• **Task description**
Transcribe word for word the lines below from the line with "ldsF = reinterpret_cast<const char*>(L.f);" through the line with "0.5f) * rn);", ends included.

• **Raw data**
@@ -533,30 +537,31 @@
             L.nextBin = 0;
         }
         __syncthreads();
-        uint32_t* wq = L.queue[t >> 6];
+        uint32_t* wq = L.queue[__builtin_amdgcn_readfirstlane((int)(t >> 6))];
         uint32_t qn = 0;
         uint32_t popMine = 0;
         const uint32_t nBinsHere = L.nBins;
-        auto enqueue = [&](bool near, uint32_t packed) {
-            const unsigned long long nm = __ballot(near);
-            if (nm) {
-                if (near)
-                    wq[qn + (uint32_t)__popcll(nm & ((1ull << lane) - 1ull))] = packed;
-                qn += (uint32_t)__popcll(nm);
-                if (qn >= 64u) {
-                    sweep_confirm(p, L, geo, wq, 64u, lane, ar);
-                    const uint32_t rest = qn - 64u;
-                    uint32_t carry = 0;
-                    if (lane < rest)
-                        carry = wq[64u + lane];
-                    __builtin_amdgcn_fence(__ATOMIC_RELEASE, "wavefront");
-                    __builtin_amdgcn_wave_barrier();
-                    if (lane < rest)
-                        wq[lane] = carry;
-                    qn = rest;
-                }
+        auto enqueue = [&](bool exists, bool otherOwner, bool near, uint32_t packed) {
+            const unsigned long long nm =
+                __builtin_amdgcn_ballot_w64(exists) & __builtin_amdgcn_ballot_w64(otherOwner) & __builtin_amdgcn_ballot_w64(near);
+            if (exists & otherOwner & near)
+                (wq + qn)[__builtin_amdgcn_mbcnt_hi((uint32_t)(nm >> 32), __builtin_amdgcn_mbcnt_lo((uint32_t)nm, 0u))] = packed;
+            qn += (uint32_t)__popcll(nm);
+            if (qn >= 64u) {
+                sweep_confirm(p, L, geo, wq, 64u, lane, ar);
+                const uint32_t rest = qn - 64u;
+                uint32_t carry = 0;
+                if (lane < rest)
+                    carry = wq[64u + lane];
+                __builtin_amdgcn_fence(__ATOMIC_RELEASE, "wavefront");
+                __builtin_amdgcn_wave_barrier();
+                if (lane < rest)
+                    wq[lane] = carry;
+                qn = rest;
             }
         };
+        const char* const ldsF = reinterpret_cast<const char*>(L.f);
+        const char* const ldsOwner = reinterpret_cast<const char*>(L.owner);
         for (;;) {
             uint32_t b = 0;
             if (lane == 0)
@@ -569,23 +574,22 @@
             popMine = max(popMine, n);
             if (n < 2u)
                 continue;
-            const uint32_t total = n * (n - 1u) / 2u;
             const float rn = __builtin_amdgcn_rcpf((float)n);
-            uint32_t m = (uint32_t)(((float)lane + 0.5f) * rn);
-            uint32_t k = lane - m * n;
-            m += 1u;
-            const uint32_t c2 = (uint32_t)(64.5f * rn), c1 = 64u - c2 * n;
-            for (uint32_t f = lane, f0 = 0; f0 < total; f0 += 64u, f += 64u) {
-                const bool act = f < total;
-                uint32_t j = k + m;
-                j = min(j, j - n);
-                const uint32_t ia = s + k, ib = act ? s + j : s + k;
-                const float4 fa = L.f[ia], fb = L.f[ib];
-                const uint32_t oa = L.owner[ia], ob = L.owner[ib];
-                enqueue(act & pair_near_f(fa, oa, fb, ob), ia | (ib << 16));
-                k += c1, m += c2;
-                if (k >= n)
-                    k -= n, m += 1u;
+            SweepBin<4> sb = sweep_bin<4>(s, n, (uint32_t)__builtin_amdgcn_readfirstlane((int)sweep_div(64u, rn)));
+            sb.c1U = (uint32_t)__builtin_amdgcn_readfirstlane((int)sb.c1U);
+            asm("" : "+s"(sb.c1U));
+            SweepSlot sl = sweep_slot(sb, n, lane, 0u, rn);
+            for (uint32_t g0 = 0; g0 < sb.slots; g0 += 64u) {
+                const SweepPartners pr = sweep_partners(sb, sl);
+                const float4 fa = *reinterpret_cast<const float4*>(ldsF + (sl.kU << 2));
+                const uint32_t oa = *reinterpret_cast<const uint32_t*>(ldsOwner + sl.kU);
+                const float4 fb1 = *reinterpret_cast<const float4*>(ldsF + (pr.j1U << 2));
+                const uint32_t ob1 = *reinterpret_cast<const uint32_t*>(ldsOwner + pr.j1U);
+                const float4 fb2 = *reinterpret_cast<const float4*>(ldsF + (pr.j2U << 2));
+                const uint32_t ob2 = *reinterpret_cast<const uint32_t*>(ldsOwner + pr.j2U);
+                enqueue(pr.v1, oa != ob1, pair_dist_f(fa, fb1), sl.kU | (pr.j1U << 16));
+                enqueue(pr.v2, oa != ob2, pair_dist_f(fa, fb2), sl.kU | (pr.j2U << 16));
+                sweep_next(sb, sl);
             }
         }
         if (qn) {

• **Response for this exercise**
+        const char* const ldsF = reinterpret_cast<const char*>(L.f);
+        const char* const ldsOwner = reinterpret_cast<const char*>(L.owner);
         for (;;) {
             uint32_t b = 0;
             if (lane == 0)
@@ -569,23 +574,22 @@
             popMine = max(popMine, n);
             if (n < 2u)
                 continue;
-            const uint32_t total = n * (n - 1u) / 2u;
             const float rn = __builtin_amdgcn_rcpf((float)n);
-            uint32_t m = (uint32_t)(((float)lane + 0.5f) * rn);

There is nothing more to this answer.